Why can't we build the railing around the limb?

How would you handle this one, not sure I can make them cut the limb?


----------



## Alias (Mar 11, 2011)

Has he run this proposal by his homeowners insurance co.?   I'm sure they will love to insure him with a potential 'accident waiting to happen' in place.  

Sue, where the limb, and possibly tree, must go.........:devil


----------



## Coug Dad (Mar 11, 2011)

would the combination of the limb and rail prevent the passage of a 4 inch sphere?


----------



## tbz (Mar 11, 2011)

WELL,

1. how much sway will the branch have in a wind storm?

2. Since the guard has a 4" sphere requirement, how are they going to close down the area around the branch and allow for the tree branch to move and not rip a part the deck or the guard?

3. Since you have doubts and this is not a typical installation described in the IRC, just require them to submit a set of engineer approved drawings including the tree branch being part of the guard, see what the engineer brings back.


----------



## steveray (Mar 11, 2011)

As long as you can satisfy the guard requirements....I dont see how you can deny it......would you let them build a house 50' away from a 75' tree because it will fall down some day?

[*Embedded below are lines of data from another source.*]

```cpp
__global__ void k_morton(const float* bmin, const float* bmax, const uint32_t* bounds, uint32_t n, uint64_t* keys, uint32_t* vals) {
    float cmin[3], cext[3];
#pragma unroll
    for (int k = 0; k < 3; k++) {
        cmin[k] = ordered_to_float(bounds[6 + k]);
        cext[k] = ordered_to_float(bounds[9 + k]) - cmin[k];
    }
    for (uint32_t i = blockIdx.x * blockDim.x + threadIdx.x; i < n; i += gridDim.x * blockDim.x) {
        uint32_t q[3];
#pragma unroll
        for (int k = 0; k < 3; k++) {
            float ce = (bmin[3 * (size_t)i + k] + bmax[3 * (size_t)i + k]) * 0.5f;
            float nrm = cext[k] > 0.0f ? (ce - cmin[k]) / cext[k] : 0.0f;
            q[k] = (uint32_t)fmin_sel(nrm * 2097152.0f, 2097151.0f);
        }
        keys[i] = (expand21(q[0]) << 2) | (expand21(q[1]) << 1) | expand21(q[2]);
        vals[i] = i;
    }
}

__global__ void k_leaves(const float* verts, const uint32_t* indices, const FlatGeomDev* geoms, const uint32_t* prim_geom,
                         const uint32_t* first_prim, const uint32_t* sorted_prim, const float* bmin, const float* bmax,
                         const uint32_t* bounds, uint32_t n, float4* tris, float* lmin, float* lmax, const uint2* geom_mask) {
    const float pad = leaf_pad(bounds);
    for (uint32_t k = blockIdx.x * blockDim.x + threadIdx.x; k < n; k += gridDim.x * blockDim.x) {
        uint32_t p = sorted_prim[k];
        V3 a, b, c;
        fetch_triangle(verts, indices, geoms, prim_geom, first_prim, p, a, b, c);
        tris[3 * (size_t)k + 0] = make_float4(a.x, a.y, a.z, b.x);
        tris[3 * (size_t)k + 1] = make_float4(b.y, b.z, c.x, c.y);
        const uint2 mk = geom_mask ? geom_mask[geoms[prim_geom[p]].geom] : make_uint2(0u, 0u);
        tris[3 * (size_t)k + 2] = make_float4(c.z, __uint_as_float(p), __uint_as_float(mk.x), __uint_as_float(mk.y));
#pragma unroll
        for (int j = 0; j < 3; j++) {
            lmin[3 * (size_t)k + j] = bmin[3 * (size_t)p + j] - pad;
            lmax[3 * (size_t)k + j] = bmax[3 * (size_t)p + j] + pad;
        }
    }
}

__device__ __forceinline__ int delta(const uint64_t* codes, int n, int i, int j) {
    if (j < 0 || j >= n) return -1;
    uint64_t a = codes[i], b = codes[j];
    if (a != b) return __clzll((long long)(a ^ b));
    return 64 + __clz((int)((uint32_t)i ^ (uint32_t)j));
}

__global__ void k_hierarchy(const uint64_t* codes, int n, uint32_t* left, uint32_t* right, uint32_t* parent_internal, uint32_t* parent_leaf,
                            uint32_t* range_lo, uint32_t* range_cnt) {
    for (int i = blockIdx.x * blockDim.x + threadIdx.x; i < n - 1; i += gridDim.x * blockDim.x) {
        int d = (delta(codes, n, i, i + 1) - delta(codes, n, i, i - 1)) >= 0 ? 1 : -1;
        int dmin = delta(codes, n, i, i - d);
        int lmax = 2;
        while (delta(codes, n, i, i + lmax * d) > dmin) lmax *= 2;
        int l = 0;
// ... 209 lines not shown
        }
    }
}
__device__ __forceinline__ uint32_t tree_position(uint32_t me_ref, uint32_t parent, const uint32_t* left, const uint32_t* right, const uint32_t* parent_internal,
                                                  const uint32_t* range_cnt) {
    uint32_t pos = 0;
    while (parent != 0xFFFFFFFFu) {
        if (right[parent] == me_ref) {
            const uint32_t l = left[parent];
            pos += (l & 0x80000000u) ? 1u : range_cnt[l];
        }
        me_ref = parent;
        parent = parent_internal[parent];
    }
    return pos;
}
__global__ void k_tree_order(const uint32_t* left, const uint32_t* right, const uint32_t* parent_internal, const uint32_t* parent_leaf, const uint32_t* range_cnt,
                             uint32_t n, uint32_t nn, uint32_t* newpos, uint32_t* range_lo) {
    for (uint32_t t = blockIdx.x * blockDim.x + threadIdx.x; t < n + nn; t += gridDim.x * blockDim.x) {
        if (t < n) newpos[t] = tree_position(0x80000000u | t, parent_leaf[t], left, right, parent_internal, range_cnt);
        else range_lo[t - n] = tree_position(t - n, parent_internal[t - n], left, right, parent_internal, range_cnt);
    }
}
__global__ void k_tree_reorder(const uint32_t* newpos, uint32_t n, uint32_t nn, const float4* tris_in, float4* tris_out, const float* lmin_in, const float* lmax_in,
                               float* lmin_out, float* lmax_out, uint32_t* left, uint32_t* right) {
    for (uint32_t t = blockIdx.x * blockDim.x + threadIdx.x; t < n + nn; t += gridDim.x * blockDim.x) {
        if (t < n) {
            const uint32_t p = newpos[t];
#pragma unroll
            for (int k = 0; k < 3; k++) tris_out[3 * (size_t)p + k] = tris_in[3 * (size_t)t + k];
#pragma unroll
            for (int j = 0; j < 3; j++) {
                lmin_out[3 * (size_t)p + j] = lmin_in[3 * (size_t)t + j];
                lmax_out[3 * (size_t)p + j] = lmax_in[3 * (size_t)t + j];
            }
        } else {
            const uint32_t i = t - n, l = left[i], r = right[i];
            if (l & 0x80000000u) left[i] = 0x80000000u | newpos[l & 0x7FFFFFFFu];
            if (r & 0x80000000u) right[i] = 0x80000000u | newpos[r & 0x7FFFFFFFu];
        }
    }
}

__device__ __forceinline__ uint32_t gather_slots(uint32_t i, const uint32_t* left, const uint32_t* right, const uint32_t* live,
                                                 const float* nbox, const uint32_t* dk, int wide, int collapse, uint32_t sl[4]) {
    uint32_t ns = 0;
    if (wide && collapse == 2) {
        uint32_t sn[8], sm[8];
        int sp = 0;
        const uint32_t k4 = dk[i] & 3u;
        sl[0] = sl[1] = sl[2] = sl[3] = 0xFFFFFFFFu;
        sn[sp] = right[i]; sm[sp++] = 4u - k4;
        sn[sp] = left[i]; sm[sp++] = k4;
// ... 163 lines not shown
__global__ void k_top_cache(const float4* __restrict__ nodes, uint32_t n_nodes, uint32_t* __restrict__ top_words , uint32_t* __restrict__ n_top_out) {
    if (blockIdx.x != 0 || threadIdx.x != 0) return;
    uint32_t queue[kTopCacheNodes];
    uint32_t head = 0, tail = 0;
    if (n_nodes) queue[tail++] = 0u;
    while (head < tail) {
        const uint32_t node = queue[head];
        const uint32_t* src = reinterpret_cast<const uint32_t*>(nodes + 4 * (size_t)node);
        uint32_t* dst = top_words + 16 * (size_t)head;
        for (int k = 0; k < 16; k++) dst[k] = src[k];
        for (int k = 0; k < 4; k++) {
            const uint32_t ref = src[10 + k];
            if (ref == 0xFFFFFFFFu || (ref & 0x80000000u)) continue;
            if (tail < kTopCacheNodes) {
                dst[10 + k] = 0x40000000u | tail;
                queue[tail++] = ref;
            }
        }
        head++;
    }
    *n_top_out = tail;
}

hipError_t lbvh_make_top(hipStream_t st, const float4* nodes, uint32_t n_nodes, DevBuf<float4>& top, uint32_t* n_top) {
    *n_top = 0;
    if (!top) {
        hipError_t e = top.alloc_bytes((size_t)kTopCacheNodes * 64);
        if (e != hipSuccess) return e;
    }
    DevBuf<uint32_t> d_ntop;
    hipError_t e = d_ntop.alloc_bytes(4);
    if (e != hipSuccess) return e;
    hipLaunchKernelGGL(k_top_cache, dim3(1), dim3(1), 0, st, nodes, n_nodes, (uint32_t*)top.get(), d_ntop.get());
    e = hipMemcpyAsync(n_top, d_ntop.get(), 4, hipMemcpyDeviceToHost, st);
    if (e == hipSuccess) e = hipStreamSynchronize(st);
    return e;
}

__global__ void k_single(const float* lmin, const float* lmax, int wide, int quant, float4* nodes) {
    const float inf = INFINITY;
    if (wide && quant) {
        float qmn[4][3], qmx[4][3];
        uint32_t qref[4] = {0x80000000u, 0, 0, 0};
        for (int j = 0; j < 3; j++) {
            qmn[0][j] = lmin[j];
            qmx[0][j] = lmax[j];
// ... 64 lines not shown
    const bool dp = collapse == 2;
    out->node_bytes = (wide && !quant) ? 128u : (quant == 2 ? 16u * kC48Stride : 64u);
    out->layout = !wide ? kLayoutBinary64 : (quant == 2 ? kLayoutWide48Q : (quant ? kLayoutWide64Q : kLayoutWide128));
    if (n == 0) return hipSuccess;
    const uint32_t nn = n > 1 ? n - 1 : 1;
    LbvhScratch s = {};
    {
        BufLayout plan;
        RT3_TRY(plan_scratch(st, n, quant, collapse, sah_top != 0, wide && quant == 1, plan, &s));
        RT3_TRY(scratch.grow_bytes(plan.bytes()));
        RT3_TRY(plan.carve(scratch));
        if (getenv("RT3_TRACE_BUILD"))
            fprintf(stderr, "rt3 build: %u triangles, scratch %zu bytes (radix sort %zu, scan %zu)\n", n, plan.bytes(), s.sort_bytes, s.scan_bytes);
    }
    const unsigned grid = (unsigned)(((uint64_t)n + 255) / 256 > 4096 ? 4096 : ((uint64_t)n + 255) / 256);
    uint32_t init_bounds[12];
    uint32_t tail[2] = {0, 0};
    for (int k = 0; k < 3; k++) {
        init_bounds[k] = 0xFFFFFFFFu;
        init_bounds[3 + k] = 0u;
        init_bounds[6 + k] = 0xFFFFFFFFu;
        init_bounds[9 + k] = 0u;
    }
    RT3_TRY(out->tris.alloc_bytes((size_t)n * 48 + 128));
    RT3_TRY(hipMemsetAsync((char*)out->tris.get() + (size_t)n * 48, 0, 128, st));
    RT3_TRY(hipMemcpyAsync(s.bounds, init_bounds, sizeof(init_bounds), hipMemcpyHostToDevice, st));
    RT3_TRY(hipMemsetAsync(s.arrive, 0, (size_t)nn * 4, st));
    RT3_TRY(hipMemsetAsync(s.levels, 0, 4, st));
    hipLaunchKernelGGL(k_prim_bounds, dim3(grid > 512 ? 512 : grid), dim3(256), 0, st, t.verts, t.indices, t.geoms, t.prim_geom, t.first_prim, n, s.bmin, s.bmax, s.bounds);
    hipLaunchKernelGGL(k_morton, dim3(grid), dim3(256), 0, st, s.bmin, s.bmax, s.bounds, n, s.keys_in, s.vals_in);
    RT3_TRY(hipcub::DeviceRadixSort::SortPairs(s.sort_tmp, s.sort_bytes, s.keys_in, s.keys_out, s.vals_in, s.vals_out, (int)n, 0, 63, st));
    hipLaunchKernelGGL(k_leaves, dim3(grid), dim3(256), 0, st, t.verts, t.indices, t.geoms, t.prim_geom, t.first_prim, s.vals_out, s.bmin, s.bmax, s.bounds, n,
                       s.tris_dp ? s.tris_dp : (s.tris_morton ? s.tris_morton : out->tris.get()), s.lmin, s.lmax, geom_mask);
    if (n == 1) {
        RT3_TRY(out->nodes.alloc_bytes(out->node_bytes));
        hipLaunchKernelGGL(k_single, dim3(1), dim3(1), 0, st, s.lmin, s.lmax, wide, quant, out->nodes.get());
        out->n_nodes = 1;
        out->max_depth = 2;
        RT3_TRY(hipGetLastError());
        RT3_TRY(hipStreamSynchronize(st));
    } else {
        hipLaunchKernelGGL(k_hierarchy, dim3(grid), dim3(256), 0, st, s.keys_out, (int)n, s.left, s.right, s.pint, s.pleaf, s.rlo, s.rcnt);
        const uint32_t T_sah = dp ? sah_top : (sah_top > leaf_max ? sah_top : leaf_max);
        const bool lite = sah_top && T_sah <= 64;
        if (lite) hipLaunchKernelGGL(k_refit_clusters, dim3(grid), dim3(256), 0, st, s.rlo, s.rcnt, s.lmin, s.lmax, nn, T_sah, s.nbox);
        else hipLaunchKernelGGL(k_refit, dim3(grid), dim3(256), 0, st, s.left, s.right, s.pint, s.pleaf, s.lmin, s.lmax, n, s.nbox, s.arrive);
        if (sah_top) {
            bool relinked = false;
            const auto t0 = std::chrono::steady_clock::now();
            RT3_TRY(sah_top_relink_gpu(st, nn, s.left, s.right, s.rcnt, s.pint, s.pleaf, s.lmin, s.lmax, s.nbox, T_sah, s.sah, &relinked));
            if (!relinked && lite) {
                RT3_TRY(hipMemsetAsync(s.arrive, 0, (size_t)nn * 4, st));
                hipLaunchKernelGGL(k_refit, dim3(grid), dim3(256), 0, st, s.left, s.right, s.pint, s.pleaf, s.lmin, s.lmax, n, s.nbox, s.arrive);
            }
            if (getenv("RT3_TRACE_BUILD")) {
                RT3_TRY(hipStreamSynchronize(st));
                fprintf(stderr, "rt3 build: device SAH top (incl. GPU LBVH drain) %.2f ms\n",
                        std::chrono::duration<double, std::milli>(std::chrono::steady_clock::now() - t0).count());
            }
        }
        const auto t3 = std::chrono::steady_clock::now();
        if (dp) {
            RT3_TRY(hipMemsetAsync(s.arrive, 0, (size_t)nn * 4, st));
            hipLaunchKernelGGL(k_dp_up, dim3(grid), dim3(256), 0, st, s.left, s.right, s.pint, s.pleaf, s.lmin, s.lmax, s.nbox, n, leaf_max, s.rcnt, s.dc, s.dk,
                               s.live, s.arrive);
            const unsigned g3 = (unsigned)(((uint64_t)n + nn + 255) / 256 > 4096 ? 4096 : ((uint64_t)n + nn + 255) / 256);
            hipLaunchKernelGGL(k_tree_order, dim3(g3), dim3(256), 0, st, s.left, s.right, s.pint, s.pleaf, s.rcnt, n, nn, s.newpos, s.rlo);
            float4* tris_to = quant == 2 ? s.tris_morton : out->tris.get();
            hipLaunchKernelGGL(k_tree_reorder, dim3(g3), dim3(256), 0, st, s.newpos, n, nn, s.tris_dp, tris_to, s.lmin, s.lmax, s.lmin2, s.lmax2, s.left, s.right);
            s.lmin = s.lmin2;
            s.lmax = s.lmax2;
        } else {
            hipLaunchKernelGGL(k_live_flags, dim3(grid), dim3(256), 0, st, s.rcnt, nn, leaf_max, s.live);
        }
        if (collapse) {
            const uint32_t root = 0, one = 1;
            const size_t n_cnt = (size_t)nn + 18;
            RT3_TRY(hipMemsetAsync(s.keep, 0, (size_t)nn * 4, st));
            RT3_TRY(hipMemsetAsync(s.fr_n, 0, n_cnt * 4, st));
            RT3_TRY(hipMemcpyAsync(s.fr_a, &root, 4, hipMemcpyHostToDevice, st));
            RT3_TRY(hipMemcpyAsync(s.fr_n, &one, 4, hipMemcpyHostToDevice, st));
            const unsigned g2 = (unsigned)((nn + 255) / 256 > 1024 ? 1024 : (nn + 255) / 256);
            uint32_t level = 0, last = 1, wide_levels = 0;
            while (last > 0 && level + 16 < n_cnt) {
                for (int burst = 0; burst < 16; burst++, level++) {
                    hipLaunchKernelGGL(k_wide_level, dim3(g2), dim3(256), 0, st, s.left, s.right, s.live, s.nbox, s.dk, collapse, s.fr_a, s.fr_n + level, s.keep,
                                       s.fr_b, s.fr_n + level + 1);
                    std::swap(s.fr_a, s.fr_b);
                }
                RT3_TRY(hipMemcpyAsync(&last, s.fr_n + level, 4, hipMemcpyDeviceToHost, st));
                RT3_TRY(hipStreamSynchronize(st));
            }
// ... 41 lines not shown
```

I can see not using the tree for structure, but I would buy a living guard...


----------



## FredK (Mar 11, 2011)

Here we amended decks to have to be 30 inches off the ground to need the permit/inspection.  So in my case I would have them add dirt unitl it met the no permit requirement.


----------



## Pcinspector1 (Mar 11, 2011)

FredK, that will be alot of dirt, deck is 72" above grade. What about the same issue with a cactus, do you let them build around em?

tbz, questions 1 &2 are good ones the third one well, I dont know if we'll go that far.

Keep in mine the tree limb will continue to grow!


----------



## NH09 (Mar 11, 2011)

I'd have him build the guard around the branch - or move the tree.


----------



## Yikes (Mar 11, 2011)

This talk of engineering calcs for a living tree is IMO overkill.  IBC 1013 Guardrails is expressly written for "*open-sided* walking surfaces".

Nature has provided a way for the walking surface to not be considered "open-sided" for a width of up to 20 inches.

The branch is NOT part of the guard; it is part of the environment that makes a guard unneccessary for that small space.

IBC will allow another 3.99" of open space on either side of the 20" branch.

Allow the guardrail framing to surround the branch with < 4" clearance.  If they need more wiggle room due to tree sway, then make it bigger but have them provide a flexible cargo net around the wider opening.

If the branch rots or is blown away in the future, THEN a guard will be necessary.  That's no different than if my backyard erodes someday and turns my slab-on-grade patio into a cliff-edge overlook requiring guardrails.


----------



## Pcinspector1 (Mar 11, 2011)

I just recieved a drawing that will meet the railing code by going around the limb with the railing returning back onto the deck around the branch then back out to the outer edge then to the post corner. They will need to allow room for the tree growth and sway as suggested.

The engineers will have to find another project!

NH09, Tree is old growth cottonwood over 36" in dia. no moving unless they use a dozer

pc1


----------



## GHRoberts (Mar 11, 2011)

I am glad the issue was resolved to everyone's satisfaction.


----------



## tbz (Mar 11, 2011)

PCI,

Not seeing the tree and having past clients have us work around branches before, I can only say 4" is not enough for hard clearance.

As noted by others something that moves needs to be there.


----------



## brudgers (Mar 11, 2011)

Pcinspector1 said:
			
		

> They will need to allow room for the tree growth and sway as suggested.


Please point to that requirement in the code.

Or is yours amended to require property owners to dance for your amusement.


----------



## Pcinspector1 (Mar 14, 2011)

brudgers,

Not a ICC code! City muni-code gives me the juice to enforce a dangerous tree ordinace if the limb is deemed a hazard to persons or property.

I was working with the homeowner to find a solution not enforcing the Texas two step or the funky chicken, which only one is amusing to me!

Ye...ha!


----------



## brudgers (Mar 14, 2011)

Dangerous tree ordinance?

To get their permit, your homeowners will need this:


----------



## texasbo (Mar 14, 2011)

brudgers said:
			
		

> Dangerous tree ordinance?To get their permit, your homeowners will need this:


I always suspected you were stridetide155.


----------



## brudgers (Mar 14, 2011)

texasbo said:
			
		

> I always suspected you were stridetide155.


I don't follow your delusion.


----------